::: SOURCE RECORDS :::

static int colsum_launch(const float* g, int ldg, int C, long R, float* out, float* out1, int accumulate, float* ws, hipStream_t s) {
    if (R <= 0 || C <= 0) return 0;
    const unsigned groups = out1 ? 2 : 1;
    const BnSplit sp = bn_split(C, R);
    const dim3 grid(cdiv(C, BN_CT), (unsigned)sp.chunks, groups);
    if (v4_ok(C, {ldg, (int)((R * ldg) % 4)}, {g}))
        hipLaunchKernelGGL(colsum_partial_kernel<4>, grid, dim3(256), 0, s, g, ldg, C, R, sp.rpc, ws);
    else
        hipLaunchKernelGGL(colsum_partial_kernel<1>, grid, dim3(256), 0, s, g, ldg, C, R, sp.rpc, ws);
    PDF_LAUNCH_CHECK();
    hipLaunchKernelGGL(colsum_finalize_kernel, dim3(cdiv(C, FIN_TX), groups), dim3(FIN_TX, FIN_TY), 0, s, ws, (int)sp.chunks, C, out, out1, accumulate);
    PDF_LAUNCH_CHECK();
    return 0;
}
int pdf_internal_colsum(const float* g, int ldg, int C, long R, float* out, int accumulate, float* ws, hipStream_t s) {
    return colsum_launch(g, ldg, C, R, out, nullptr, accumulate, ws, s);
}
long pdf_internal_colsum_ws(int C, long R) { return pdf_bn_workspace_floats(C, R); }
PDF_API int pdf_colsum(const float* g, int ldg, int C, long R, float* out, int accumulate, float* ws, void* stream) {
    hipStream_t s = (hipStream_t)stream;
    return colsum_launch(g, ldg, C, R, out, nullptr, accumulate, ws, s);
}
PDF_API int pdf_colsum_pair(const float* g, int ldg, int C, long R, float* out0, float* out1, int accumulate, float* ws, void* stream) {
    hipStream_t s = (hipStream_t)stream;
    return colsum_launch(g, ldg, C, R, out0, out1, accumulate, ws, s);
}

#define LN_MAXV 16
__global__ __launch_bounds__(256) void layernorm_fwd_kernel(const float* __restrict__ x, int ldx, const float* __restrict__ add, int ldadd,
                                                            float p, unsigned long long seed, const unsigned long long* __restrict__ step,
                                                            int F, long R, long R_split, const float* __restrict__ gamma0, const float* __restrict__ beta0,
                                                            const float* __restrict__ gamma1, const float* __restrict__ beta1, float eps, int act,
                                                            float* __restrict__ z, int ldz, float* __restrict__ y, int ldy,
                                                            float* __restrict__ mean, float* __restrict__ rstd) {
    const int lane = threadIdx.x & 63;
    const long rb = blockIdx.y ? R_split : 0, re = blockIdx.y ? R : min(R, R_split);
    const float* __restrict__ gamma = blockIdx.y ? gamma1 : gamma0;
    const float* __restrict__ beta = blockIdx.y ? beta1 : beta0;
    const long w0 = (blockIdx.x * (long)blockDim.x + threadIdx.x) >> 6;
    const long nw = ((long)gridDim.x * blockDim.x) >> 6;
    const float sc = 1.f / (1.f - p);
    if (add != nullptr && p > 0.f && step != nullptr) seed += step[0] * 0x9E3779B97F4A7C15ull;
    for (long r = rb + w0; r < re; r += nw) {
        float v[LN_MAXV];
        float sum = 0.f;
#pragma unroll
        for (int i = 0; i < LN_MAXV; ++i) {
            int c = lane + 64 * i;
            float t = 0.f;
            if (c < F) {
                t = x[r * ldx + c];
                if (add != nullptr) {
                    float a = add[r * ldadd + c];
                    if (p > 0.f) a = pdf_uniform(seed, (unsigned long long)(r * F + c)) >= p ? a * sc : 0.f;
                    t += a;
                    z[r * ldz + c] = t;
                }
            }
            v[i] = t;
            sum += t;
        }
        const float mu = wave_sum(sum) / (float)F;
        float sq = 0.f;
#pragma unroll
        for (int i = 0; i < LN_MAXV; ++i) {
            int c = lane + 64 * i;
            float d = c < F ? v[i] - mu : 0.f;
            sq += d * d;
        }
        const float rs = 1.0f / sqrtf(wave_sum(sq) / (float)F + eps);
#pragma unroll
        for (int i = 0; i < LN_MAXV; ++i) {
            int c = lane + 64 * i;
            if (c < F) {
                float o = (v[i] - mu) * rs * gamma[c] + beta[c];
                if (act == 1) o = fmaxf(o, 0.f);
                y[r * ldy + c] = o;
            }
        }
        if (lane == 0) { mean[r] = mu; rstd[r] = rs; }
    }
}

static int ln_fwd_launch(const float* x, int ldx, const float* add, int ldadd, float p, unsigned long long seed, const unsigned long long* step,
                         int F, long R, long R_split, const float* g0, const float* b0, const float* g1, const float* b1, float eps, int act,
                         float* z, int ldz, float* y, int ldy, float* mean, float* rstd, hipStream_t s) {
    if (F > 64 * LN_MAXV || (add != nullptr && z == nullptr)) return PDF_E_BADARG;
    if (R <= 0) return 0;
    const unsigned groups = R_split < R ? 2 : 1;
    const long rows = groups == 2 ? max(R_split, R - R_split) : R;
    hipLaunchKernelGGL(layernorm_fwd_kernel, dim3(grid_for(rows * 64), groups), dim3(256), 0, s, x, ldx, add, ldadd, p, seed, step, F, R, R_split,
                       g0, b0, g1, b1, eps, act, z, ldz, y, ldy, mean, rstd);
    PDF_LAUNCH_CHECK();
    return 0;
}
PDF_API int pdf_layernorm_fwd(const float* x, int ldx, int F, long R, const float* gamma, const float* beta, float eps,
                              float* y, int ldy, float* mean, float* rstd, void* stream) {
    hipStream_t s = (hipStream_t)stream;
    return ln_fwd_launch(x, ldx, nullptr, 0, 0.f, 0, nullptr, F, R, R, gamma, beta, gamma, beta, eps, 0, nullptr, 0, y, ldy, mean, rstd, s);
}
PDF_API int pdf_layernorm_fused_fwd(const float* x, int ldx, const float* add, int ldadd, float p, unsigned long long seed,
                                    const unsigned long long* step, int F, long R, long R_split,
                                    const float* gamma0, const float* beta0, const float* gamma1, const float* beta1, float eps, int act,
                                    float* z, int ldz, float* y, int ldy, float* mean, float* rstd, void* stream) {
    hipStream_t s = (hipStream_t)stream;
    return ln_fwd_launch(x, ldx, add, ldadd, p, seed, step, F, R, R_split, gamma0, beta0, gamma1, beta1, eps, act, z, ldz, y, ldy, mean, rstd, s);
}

:::
::: SOURCE RECORDS :::

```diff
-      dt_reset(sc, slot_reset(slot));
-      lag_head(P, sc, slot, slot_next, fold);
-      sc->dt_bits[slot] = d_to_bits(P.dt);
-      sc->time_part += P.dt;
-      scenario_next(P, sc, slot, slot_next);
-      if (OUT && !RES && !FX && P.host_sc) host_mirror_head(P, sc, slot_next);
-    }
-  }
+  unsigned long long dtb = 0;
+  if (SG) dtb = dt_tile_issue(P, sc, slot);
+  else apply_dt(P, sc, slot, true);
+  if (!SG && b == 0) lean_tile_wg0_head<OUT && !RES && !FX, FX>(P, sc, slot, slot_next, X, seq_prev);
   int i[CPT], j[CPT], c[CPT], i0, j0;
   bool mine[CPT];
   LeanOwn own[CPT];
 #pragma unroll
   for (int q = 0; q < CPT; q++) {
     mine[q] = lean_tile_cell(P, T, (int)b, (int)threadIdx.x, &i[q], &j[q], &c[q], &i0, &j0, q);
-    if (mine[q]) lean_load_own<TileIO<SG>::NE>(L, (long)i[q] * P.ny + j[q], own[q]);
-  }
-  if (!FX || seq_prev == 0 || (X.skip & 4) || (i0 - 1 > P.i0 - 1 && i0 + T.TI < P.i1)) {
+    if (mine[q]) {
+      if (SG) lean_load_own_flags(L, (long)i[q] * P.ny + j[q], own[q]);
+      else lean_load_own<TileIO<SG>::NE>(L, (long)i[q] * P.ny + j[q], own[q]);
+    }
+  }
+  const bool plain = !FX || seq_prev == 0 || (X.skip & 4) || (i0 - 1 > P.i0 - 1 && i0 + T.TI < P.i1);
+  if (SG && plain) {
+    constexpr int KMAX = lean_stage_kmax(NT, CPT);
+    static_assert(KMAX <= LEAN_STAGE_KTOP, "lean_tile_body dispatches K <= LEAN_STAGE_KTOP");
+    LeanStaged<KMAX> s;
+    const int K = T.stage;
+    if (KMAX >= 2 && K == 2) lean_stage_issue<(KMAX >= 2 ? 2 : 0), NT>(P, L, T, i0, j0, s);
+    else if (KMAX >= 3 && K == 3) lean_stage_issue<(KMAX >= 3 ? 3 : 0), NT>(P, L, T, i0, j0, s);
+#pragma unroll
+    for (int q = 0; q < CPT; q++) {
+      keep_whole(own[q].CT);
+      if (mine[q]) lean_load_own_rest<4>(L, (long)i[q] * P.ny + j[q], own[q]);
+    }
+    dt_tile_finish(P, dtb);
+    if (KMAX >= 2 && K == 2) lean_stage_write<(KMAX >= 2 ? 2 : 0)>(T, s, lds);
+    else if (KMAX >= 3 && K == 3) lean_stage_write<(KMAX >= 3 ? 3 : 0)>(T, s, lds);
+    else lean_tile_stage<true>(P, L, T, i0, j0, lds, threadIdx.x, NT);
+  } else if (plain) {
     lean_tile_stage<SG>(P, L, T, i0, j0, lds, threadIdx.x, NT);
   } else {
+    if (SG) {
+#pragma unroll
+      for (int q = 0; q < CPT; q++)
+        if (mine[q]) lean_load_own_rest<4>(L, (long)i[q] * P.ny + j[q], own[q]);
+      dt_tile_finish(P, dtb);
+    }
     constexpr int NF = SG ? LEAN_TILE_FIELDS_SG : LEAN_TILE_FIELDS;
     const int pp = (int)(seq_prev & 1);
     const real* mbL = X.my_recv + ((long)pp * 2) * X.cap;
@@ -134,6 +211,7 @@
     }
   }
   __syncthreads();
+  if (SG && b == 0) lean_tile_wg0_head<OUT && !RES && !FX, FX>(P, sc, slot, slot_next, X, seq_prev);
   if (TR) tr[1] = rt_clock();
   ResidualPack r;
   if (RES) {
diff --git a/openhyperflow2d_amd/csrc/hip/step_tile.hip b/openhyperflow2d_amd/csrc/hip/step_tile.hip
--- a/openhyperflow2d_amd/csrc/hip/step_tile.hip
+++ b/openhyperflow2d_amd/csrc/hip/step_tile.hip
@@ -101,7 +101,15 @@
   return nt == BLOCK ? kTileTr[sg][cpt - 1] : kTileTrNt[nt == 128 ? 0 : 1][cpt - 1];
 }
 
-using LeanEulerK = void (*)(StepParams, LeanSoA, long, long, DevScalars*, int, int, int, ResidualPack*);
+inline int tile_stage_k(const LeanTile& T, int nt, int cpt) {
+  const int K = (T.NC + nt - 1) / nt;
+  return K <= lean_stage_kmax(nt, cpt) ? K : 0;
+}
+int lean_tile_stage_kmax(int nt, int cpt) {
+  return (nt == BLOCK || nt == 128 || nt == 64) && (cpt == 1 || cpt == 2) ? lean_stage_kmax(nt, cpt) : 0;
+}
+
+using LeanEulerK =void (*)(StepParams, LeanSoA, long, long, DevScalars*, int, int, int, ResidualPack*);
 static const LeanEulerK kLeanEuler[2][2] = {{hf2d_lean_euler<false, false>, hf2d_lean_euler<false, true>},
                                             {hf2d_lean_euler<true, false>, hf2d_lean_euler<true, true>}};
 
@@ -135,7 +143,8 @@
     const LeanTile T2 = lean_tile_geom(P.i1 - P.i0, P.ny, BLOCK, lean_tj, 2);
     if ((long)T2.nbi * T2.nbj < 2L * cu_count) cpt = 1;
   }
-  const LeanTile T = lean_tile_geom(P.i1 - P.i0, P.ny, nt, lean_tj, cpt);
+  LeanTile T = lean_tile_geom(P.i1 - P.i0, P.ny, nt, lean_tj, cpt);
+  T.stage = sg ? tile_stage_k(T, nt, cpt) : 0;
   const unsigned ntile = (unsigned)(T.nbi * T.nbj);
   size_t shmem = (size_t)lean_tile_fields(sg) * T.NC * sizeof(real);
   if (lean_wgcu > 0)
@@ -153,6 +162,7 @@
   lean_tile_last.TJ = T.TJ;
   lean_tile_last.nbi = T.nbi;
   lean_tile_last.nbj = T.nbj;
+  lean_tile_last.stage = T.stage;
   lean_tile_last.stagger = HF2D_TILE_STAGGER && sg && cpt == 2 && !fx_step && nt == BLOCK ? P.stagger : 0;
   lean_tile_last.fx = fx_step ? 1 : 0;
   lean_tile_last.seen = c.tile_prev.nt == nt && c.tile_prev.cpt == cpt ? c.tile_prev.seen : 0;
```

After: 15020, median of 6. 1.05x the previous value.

:::
::: SOURCE RECORDS :::

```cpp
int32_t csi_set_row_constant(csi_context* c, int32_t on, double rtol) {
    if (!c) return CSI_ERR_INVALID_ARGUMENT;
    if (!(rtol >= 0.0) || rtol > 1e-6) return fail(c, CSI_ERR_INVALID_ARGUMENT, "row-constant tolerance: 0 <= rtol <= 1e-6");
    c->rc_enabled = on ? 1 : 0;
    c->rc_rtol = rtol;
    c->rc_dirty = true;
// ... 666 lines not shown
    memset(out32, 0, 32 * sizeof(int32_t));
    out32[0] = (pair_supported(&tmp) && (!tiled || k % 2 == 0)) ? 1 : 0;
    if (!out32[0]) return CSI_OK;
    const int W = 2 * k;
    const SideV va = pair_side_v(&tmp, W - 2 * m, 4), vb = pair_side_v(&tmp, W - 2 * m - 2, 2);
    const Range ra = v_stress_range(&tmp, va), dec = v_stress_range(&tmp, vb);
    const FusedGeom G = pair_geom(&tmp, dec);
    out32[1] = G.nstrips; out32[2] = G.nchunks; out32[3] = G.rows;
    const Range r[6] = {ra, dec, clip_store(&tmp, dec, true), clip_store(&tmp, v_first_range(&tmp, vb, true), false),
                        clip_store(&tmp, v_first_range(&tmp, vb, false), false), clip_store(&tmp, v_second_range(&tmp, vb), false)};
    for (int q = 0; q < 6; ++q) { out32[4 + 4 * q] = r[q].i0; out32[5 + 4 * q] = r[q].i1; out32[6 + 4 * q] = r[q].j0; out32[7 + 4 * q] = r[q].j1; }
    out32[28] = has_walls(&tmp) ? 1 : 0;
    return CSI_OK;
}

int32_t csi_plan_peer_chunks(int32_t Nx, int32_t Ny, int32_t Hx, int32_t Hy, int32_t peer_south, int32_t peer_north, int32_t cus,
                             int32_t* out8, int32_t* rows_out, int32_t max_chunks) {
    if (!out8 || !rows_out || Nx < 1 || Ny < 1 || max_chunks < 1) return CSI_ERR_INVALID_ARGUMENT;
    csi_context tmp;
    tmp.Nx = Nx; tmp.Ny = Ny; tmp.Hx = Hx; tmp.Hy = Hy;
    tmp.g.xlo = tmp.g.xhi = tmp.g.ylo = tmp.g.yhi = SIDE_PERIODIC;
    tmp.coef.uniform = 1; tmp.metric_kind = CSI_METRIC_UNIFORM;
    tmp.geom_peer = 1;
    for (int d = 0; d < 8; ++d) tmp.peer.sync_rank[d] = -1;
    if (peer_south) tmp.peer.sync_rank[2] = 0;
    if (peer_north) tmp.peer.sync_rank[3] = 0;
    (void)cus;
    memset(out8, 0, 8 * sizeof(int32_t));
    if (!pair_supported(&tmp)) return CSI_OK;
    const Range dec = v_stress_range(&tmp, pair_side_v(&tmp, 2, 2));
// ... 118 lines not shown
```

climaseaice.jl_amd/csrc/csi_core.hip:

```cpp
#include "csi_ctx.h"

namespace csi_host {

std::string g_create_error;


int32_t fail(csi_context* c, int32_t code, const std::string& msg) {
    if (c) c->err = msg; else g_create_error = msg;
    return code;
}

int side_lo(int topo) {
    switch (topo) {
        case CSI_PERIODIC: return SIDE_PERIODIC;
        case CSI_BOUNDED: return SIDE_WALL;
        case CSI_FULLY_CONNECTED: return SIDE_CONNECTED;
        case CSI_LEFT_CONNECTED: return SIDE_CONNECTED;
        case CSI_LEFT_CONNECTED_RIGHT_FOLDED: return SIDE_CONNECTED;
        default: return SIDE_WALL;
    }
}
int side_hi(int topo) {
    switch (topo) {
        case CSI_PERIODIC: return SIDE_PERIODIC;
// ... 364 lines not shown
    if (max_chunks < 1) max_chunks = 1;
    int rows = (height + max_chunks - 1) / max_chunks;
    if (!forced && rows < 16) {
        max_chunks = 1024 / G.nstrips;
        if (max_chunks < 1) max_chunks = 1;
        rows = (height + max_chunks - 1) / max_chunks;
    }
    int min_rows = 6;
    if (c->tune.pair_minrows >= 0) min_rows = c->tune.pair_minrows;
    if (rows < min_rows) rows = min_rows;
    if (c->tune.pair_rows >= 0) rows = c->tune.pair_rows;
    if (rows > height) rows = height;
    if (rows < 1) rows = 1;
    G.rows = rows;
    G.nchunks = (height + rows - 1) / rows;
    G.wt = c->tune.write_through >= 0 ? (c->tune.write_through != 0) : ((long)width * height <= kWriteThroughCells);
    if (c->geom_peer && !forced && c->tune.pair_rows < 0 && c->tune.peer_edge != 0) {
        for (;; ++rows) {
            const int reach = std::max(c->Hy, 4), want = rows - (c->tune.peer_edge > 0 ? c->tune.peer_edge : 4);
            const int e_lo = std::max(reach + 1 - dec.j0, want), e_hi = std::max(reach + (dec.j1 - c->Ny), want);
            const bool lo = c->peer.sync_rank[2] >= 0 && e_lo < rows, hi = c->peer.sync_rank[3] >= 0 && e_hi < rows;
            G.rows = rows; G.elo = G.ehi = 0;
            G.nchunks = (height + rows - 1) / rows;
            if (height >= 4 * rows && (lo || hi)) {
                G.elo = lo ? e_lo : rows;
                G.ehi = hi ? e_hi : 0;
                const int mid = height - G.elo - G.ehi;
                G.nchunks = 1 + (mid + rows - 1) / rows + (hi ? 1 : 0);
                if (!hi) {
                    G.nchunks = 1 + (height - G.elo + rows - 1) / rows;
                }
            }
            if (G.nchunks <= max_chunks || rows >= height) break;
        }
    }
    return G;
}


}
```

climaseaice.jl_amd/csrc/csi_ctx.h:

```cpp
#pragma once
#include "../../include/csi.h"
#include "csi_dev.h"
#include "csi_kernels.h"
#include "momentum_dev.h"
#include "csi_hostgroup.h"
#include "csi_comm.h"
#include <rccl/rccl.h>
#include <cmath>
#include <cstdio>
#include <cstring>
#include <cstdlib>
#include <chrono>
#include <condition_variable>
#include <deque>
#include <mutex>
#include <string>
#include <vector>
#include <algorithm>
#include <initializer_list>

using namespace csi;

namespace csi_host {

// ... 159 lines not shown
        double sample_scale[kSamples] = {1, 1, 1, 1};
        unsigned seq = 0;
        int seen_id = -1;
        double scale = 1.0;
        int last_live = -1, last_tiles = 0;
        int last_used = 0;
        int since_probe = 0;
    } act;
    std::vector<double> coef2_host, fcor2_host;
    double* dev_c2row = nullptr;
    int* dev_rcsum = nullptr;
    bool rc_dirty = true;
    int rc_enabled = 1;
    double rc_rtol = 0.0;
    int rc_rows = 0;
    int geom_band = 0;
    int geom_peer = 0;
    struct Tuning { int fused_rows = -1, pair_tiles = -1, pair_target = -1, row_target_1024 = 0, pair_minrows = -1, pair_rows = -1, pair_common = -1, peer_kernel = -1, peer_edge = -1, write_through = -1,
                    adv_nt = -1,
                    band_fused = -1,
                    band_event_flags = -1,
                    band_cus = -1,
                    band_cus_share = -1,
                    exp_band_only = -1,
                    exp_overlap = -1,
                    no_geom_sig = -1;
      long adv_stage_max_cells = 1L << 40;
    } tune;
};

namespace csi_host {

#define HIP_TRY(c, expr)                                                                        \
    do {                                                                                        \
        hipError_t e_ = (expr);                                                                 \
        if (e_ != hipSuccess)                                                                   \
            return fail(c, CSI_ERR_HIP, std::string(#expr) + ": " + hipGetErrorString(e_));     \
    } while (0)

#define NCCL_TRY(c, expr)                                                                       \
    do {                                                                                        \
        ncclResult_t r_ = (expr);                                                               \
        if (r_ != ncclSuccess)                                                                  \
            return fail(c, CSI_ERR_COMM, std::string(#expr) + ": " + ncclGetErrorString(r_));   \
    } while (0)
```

:::

▸ **WHAT IS BEING ASKED**
In the records above, find each line that mentions the string "code", then copy it.

▸ **RESPONSE TO THIS EXERCISE**
int32_t fail(csi_context* c, int32_t code, const std::string& msg) {
    return code;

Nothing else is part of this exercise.